Research basis: Based on the cross-cultural speech act research of Israeli linguists Blum-Kulka and Olshtain (CCSARP project, 1984).

#87 Refusal Softener Available Now

CEFR B1–C2 pragmatics writing

Say no without burning the bridge. Students practice declining invitations, requests and offers politely in English: hedges, appreciation, alternatives. Direct translation of refusals from the home language often sounds rude — this game fixes that.

Research basis: Refusal strategies vary dramatically across cultures and are a documented source of pragmatic failure (Blum-Kulka, House & Kasper 1989).

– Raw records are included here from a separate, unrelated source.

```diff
@@ -68,6 +52,43 @@
     c = v >> 28;
   }
   return r;
+}
+
+BLS_INLINE int64_t wz_mac(int64_t acc, int32_t x, int32_t y) { return BLS_KEEP_ORDER(acc + (int64_t)x * (int64_t)y); }
+
+template <class F>
+BLS_INLINE fp_t wredc_columns(const F& col) {
+  int32_t m[14];
+  fp_t r;
+  int64_t c = 0;
+#pragma unroll
+  for (int k = 0; k < 27; ++k) {
+    int64_t acc = col(k, c);
+#pragma unroll
+    for (int i = (k > 13 ? k - 13 : 0); i < k && i < 14; ++i) acc = wz_mac(acc, m[i], (int32_t)Q_LIMBS[k - i]);
+    if (k < 14) {
+      const uint32_t lo = (uint32_t)acc + (k == 13 ? Q_LIMBS[0] << WIDE_OFF_SHIFT : 0u);
+      m[k] = (int32_t)(((lo * Q_INV28) & FP_MASK) + (k == 13 ? 1u << WIDE_OFF_SHIFT : 0u));
+      acc = wz_mac(acc, m[k], (int32_t)Q_LIMBS[0]);
+    } else {
+      r.w[k - 14] = (uint32_t)acc & FP_MASK;
+    }
+    c = acc >> 28;
+  }
+  r.w[13] = (uint32_t)c & FP_MASK;
+  return r;
+}
+
+BLS_INLINE int64_t wcol_mul(int k, int64_t acc, const lv_t& x, const lv_t& y) {
+#pragma unroll
+  for (int i = (k > 13 ? k - 13 : 0); i <= k && i < 14; ++i) acc = wz_mac(acc, x[i], y[k - i]);
+  return acc;
+}
+BLS_INLINE int64_t wcol_sqr(int k, int64_t acc, const lv_t& x, const lv_t& d, const lv_t& c) {
+#pragma unroll
+  for (int i = (k > 13 ? k - 13 : 0); 2 * i < k; ++i) acc = wz_mac(acc, c[i], x[k - i]);
+  if ((k & 1) == 0) acc = wz_mac(acc, d[k / 2], x[k / 2]);
+  return acc;
 }
 
 BLS_INLINE void lv_from(lv_t& r, const fp_t& a) {
@@ -104,10 +125,8 @@
     y1[k] = p ? s : d;
     y2[k] = p ? d : -s;
   }
-  wide_t T;
-  wmac_init(T, x1, y1);
-  wmac(T, x2, y2);
-  return wredc(T);
+  BLS_COUNT_MACS(588);
+  return wredc_columns([&](int k, int64_t acc) { return wcol_mul(k, wcol_mul(k, acc, x1, y1), x2, y2); });
 }
 
 BLS_INLINE fp_t lz_mul(bool p, const fp_t& a0, const fp_t& a1, const fp_t& b0, const fp_t& b1) {
@@ -119,14 +138,12 @@
     y1[k] = (int32_t)(p ? b1.w[k] : b0.w[k]);
     y2[k] = p ? (int32_t)b0.w[k] : -(int32_t)b1.w[k];
   }
-  wide_t T;
-  wmac_init(T, x1, y1);
-  wmac(T, x2, y2);
-  return wredc(T);
+  BLS_COUNT_MACS(588);
+  return wredc_columns([&](int k, int64_t acc) { return wcol_mul(k, wcol_mul(k, acc, x1, y1), x2, y2); });
 }
 
 BLS_INLINE fp_t lz_sqr_xisqr(bool p, const fp_t& a0, const fp_t& a1, const fp_t& b0, const fp_t& b1) {
-  lv_t x1, y1, u, v;
+  lv_t x1, y1, u, u2, v, vm2, vm4;
 #pragma unroll
   for (int k = 0; k < 14; ++k) {
     const int32_t e = (int32_t)a0.w[k], o = (int32_t)a1.w[k];
@@ -134,13 +151,15 @@
     y1[k] = p ? o : e - o;
     const int32_t c = (int32_t)b0.w[k], d = (int32_t)b1.w[k];
     u[k] = p ? c + d : c - d;
+    u2[k] = 2 * u[k];
     v[k] = d;
+    vm2[k] = -2 * d;
+    vm4[k] = -4 * d;
   }
-  wide_t T;
-  wmac_init(T, x1, y1);
-  wsqr_k(T, u, 1);
-  wsqr_k(T, v, -2);
-  return wredc(T);
+  BLS_COUNT_MACS(602);
+  return wredc_columns([&](int k, int64_t acc) {
+    return wcol_sqr(k, wcol_sqr(k, wcol_mul(k, acc, x1, y1), u, u, u2), v, vm2, vm4);
+  });
 }
 
 }
diff --git a/consensus-specs_amd/csrc/dev_check.hip b/consensus-specs_amd/csrc/dev_check.hip
--- a/consensus-specs_amd/csrc/dev_check.hip
+++ b/consensus-specs_amd/csrc/dev_check.hip
@@ -64,7 +64,10 @@
   X(P_SUB_SUB_DBL, 2, 2, 3, 1, 0)      \
   X(P_DBL_SUB2, 2, 2, 3, 1, 0)         \
   X(P_3A_XI_B_M2C, 2, 2, 3, 1, 0)      \
-  X(P_2A_B_M3C, 2, 2, 3, 1, 0)
+  X(P_2A_B_M3C, 2, 2, 3, 1, 0)        \
+  X(P_ADD, 2, 2, 2, 1, 0)              \
+  X(P_SUB, 2, 2, 2, 1, 0)              \
+  X(P_DBL, 2, 2, 1, 1, 0)
 
 enum dc_op : int {
 #define X(name, g, gin, nin, nout, pad) name,
@@ -251,14 +254,17 @@
   else if constexpr (OP == P_DBL_SUB2) O[0] = fp2_dbl_sub2(pr_make(I[0]), pr_make(I[1]), pr_make(I[2])).v;
   else if constexpr (OP == P_3A_XI_B_M2C) O[0] = fp2_3a_xi_b_m2c(pr_make(I[0]), pr_make(I[1]), pr_make(I[2])).v;
   else if constexpr (OP == P_2A_B_M3C) O[0] = fp2_2a_b_m3c(pr_make(I[0]), pr_make(I[1]), pr_make(I[2])).v;
-}
-
-template <int OP>
-__global__ void __launch_bounds__(64) k_probe(const uint32_t* __restrict__ in, const uint64_t* __restrict__ aux,
+  else if constexpr (OP == P_ADD) O[0] = fp2_add(pr_make(I[0]), pr_make(I[1])).v;
+  else if constexpr (OP == P_SUB) O[0] = fp2_sub(pr_make(I[0]), pr_make(I[1])).v;
+  else if constexpr (OP == P_DBL) O[0] = fp2_dbl(pr_make(I[0])).v;
+}
+
+template <int OP, int BLOCK>
+__global__ void __launch_bounds__(BLOCK) k_probe(const uint32_t* __restrict__ in, const uint64_t* __restrict__ aux,
                                               uint32_t* __restrict__ out, uint32_t* __restrict__ flag, size_t L,
                                               size_t live) {
   constexpr int NIN = OPS[OP].nin, NOUT = OPS[OP].nout;
-  const size_t lane = (size_t)blockIdx.x * 64 + threadIdx.x;
+  const size_t lane = (size_t)blockIdx.x * BLOCK + threadIdx.x;
   fp_t I[NIN], O[NOUT];
 #pragma unroll
   for (int j = 0; j < NIN; ++j) I[j] = lane_ld(in, L, lane, j);
@@ -271,12 +277,24 @@
   ((g_u32*)flag)[lane] = fl;
 }
 
+constexpr bool wg_probe(int op) { return OPS[op].g == 2 && OPS[op].nin <= 4 && OPS[op].nout <= 4; }
+
 template <int OP>
 hipError_t launch(int op, size_t L, size_t live, const uint32_t* in, const uint64_t* aux, uint32_t* out,
-                  uint32_t* flag) {
+                  uint32_t* flag, int block) {
   if constexpr (OP < DC_NOPS) {
-    if (op != OP) return launch<OP + 1>(op, L, live, in, aux, out, flag);
-    hipLaunchKernelGGL(k_probe<OP>, dim3((unsigned)(L / 64)), dim3(64), 0, 0, in, aux, out, flag, L, live);
+    if (op != OP) return launch<OP + 1>(op, L, live, in, aux, out, flag, block);
+    if (block == 64) {
+      hipLaunchKernelGGL((k_probe<OP, 64>), dim3((unsigned)(L / 64)), dim3(64), 0, 0, in, aux, out, flag, L, live);
+    } else {
+      if constexpr (wg_probe(OP)) {
+        if (block != KBLOCK || L % KBLOCK) return hipErrorInvalidValue;
+        hipLaunchKernelGGL((k_probe<OP, KBLOCK>), dim3((unsigned)(L / KBLOCK)), dim3(KBLOCK), 0, 0, in, aux, out, flag,
+                           L, live);
+      } else {
+        return hipErrorInvalidValue;
+      }
+    }
     return hipGetLastError();
   } else {
     return hipErrorInvalidValue;
@@ -295,10 +313,12 @@
   return 0;
 }
 
-int dc_run(int op, size_t n, const uint32_t* in, const uint64_t* aux, uint32_t* out, uint32_t* flag) {
+}
+namespace {
+int run(int op, size_t n, const uint32_t* in, const uint64_t* aux, uint32_t* out, uint32_t* flag, int block) {
   if (op < 0 || op >= DC_NOPS || n == 0 || n > 4096) return (int)hipErrorInvalidValue;
   const op_info& o = OPS[op];
-  const size_t per_wave = 64 / (size_t)o.g;
+  const size_t per_wave = (size_t)block / (size_t)o.g;
   const size_t n_pad = (n + per_wave - 1) / per_wave * per_wave;
   const size_t L = n_pad * o.g, live = n * o.g;
   std::vector<uint32_t> hin((size_t)o.nin * FP_LIMBS * L, 0u), hout((size_t)o.nout * FP_LIMBS * L);
@@ -323,7 +343,7 @@
   if (e == hipSuccess) e = hipMalloc(&daux, L * 8);
   if (e == hipSuccess) e = hipMemcpy(din, hin.data(), hin.size() * 4, hipMemcpyHostToDevice);
   if (e == hipSuccess) e = hipMemcpy(daux, haux.data(), L * 8, hipMemcpyHostToDevice);
-  if (e == hipSuccess) e = launch<0>(op, L, live, din, daux, dout, dflag);
+  if (e == hipSuccess) e = launch<0>(op, L, live, din, daux, dout, dflag, block);
   if (e == hipSuccess) e = hipDeviceSynchronize();
   if (e == hipSuccess) e = hipMemcpy(hout.data(), dout, hout.size() * 4, hipMemcpyDeviceToHost);
   if (e == hipSuccess) e = hipMemcpy(hflag.data(), dflag, L * 4, hipMemcpyDeviceToHost);
@@ -339,5 +359,14 @@
     }
   return 0;
 }
-
-}
+}
+extern "C" {
+
+int dc_run(int op, size_t n, const uint32_t* in, const uint64_t* aux, uint32_t* out, uint32_t* flag) {
+  return run(op, n, in, aux, out, flag, 64);
+}
+int dc_run_wg(int op, size_t n, const uint32_t* in, const uint64_t* aux, uint32_t* out, uint32_t* flag) {
+  return run(op, n, in, aux, out, flag, KBLOCK);
+}
+
+}
```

#88 Complaint Ladder Available Now

CEFR B1–C2 pragmatics writing

From gentle hint to firm demand — choose your step. Students learn to scale a complaint to the situation: a cold meal, a late delivery, a repeated problem. Each rung of the ladder is a different severity level with its own English formulas.

Research basis: Complaints form a severity scale with distinct linguistic realizations, mapped by Israeli researchers Olshtain and Weinbach (1993).

#89 Dugri Navigator Available Now

CEFR B1–C2 pragmatics intercultural

Israeli directness meets English diplomacy. Designed for Israeli learners: the game contrasts the direct "dugri" speech style with English indirectness, showing where honest directness reads as rudeness — and how to keep your meaning while changing the wrapping.

Research basis: Built on Tamar Katriel's landmark study of dugri speech in Israeli culture (Katriel 1986) and cross-cultural pragmatics.

#90 Task Mission Available Now

CEFR A2–C2 speaking writing pragmatics

Complete the mission — English is just the tool. Students get a real-world goal: plan a trip, resolve a mix-up, organize an event. Language emerges as a means to the end, exactly as in life outside the classroom.

Research basis: Task-based language teaching shows that goal-oriented tasks drive acquisition better than form-focused drills (Ellis 2009).

#91 Family Language Available Now

CEFR A1–B2 vocabulary speaking intercultural

Bring English home — and home into English. Activities that connect English with the family's own languages and stories: words the family uses, traditions, recipes. The home language becomes an ally of English, not a competitor.

Research basis: Family language policy research shows that valuing the home language supports, not hinders, new language learning (Schwartz 2012, Oranim College).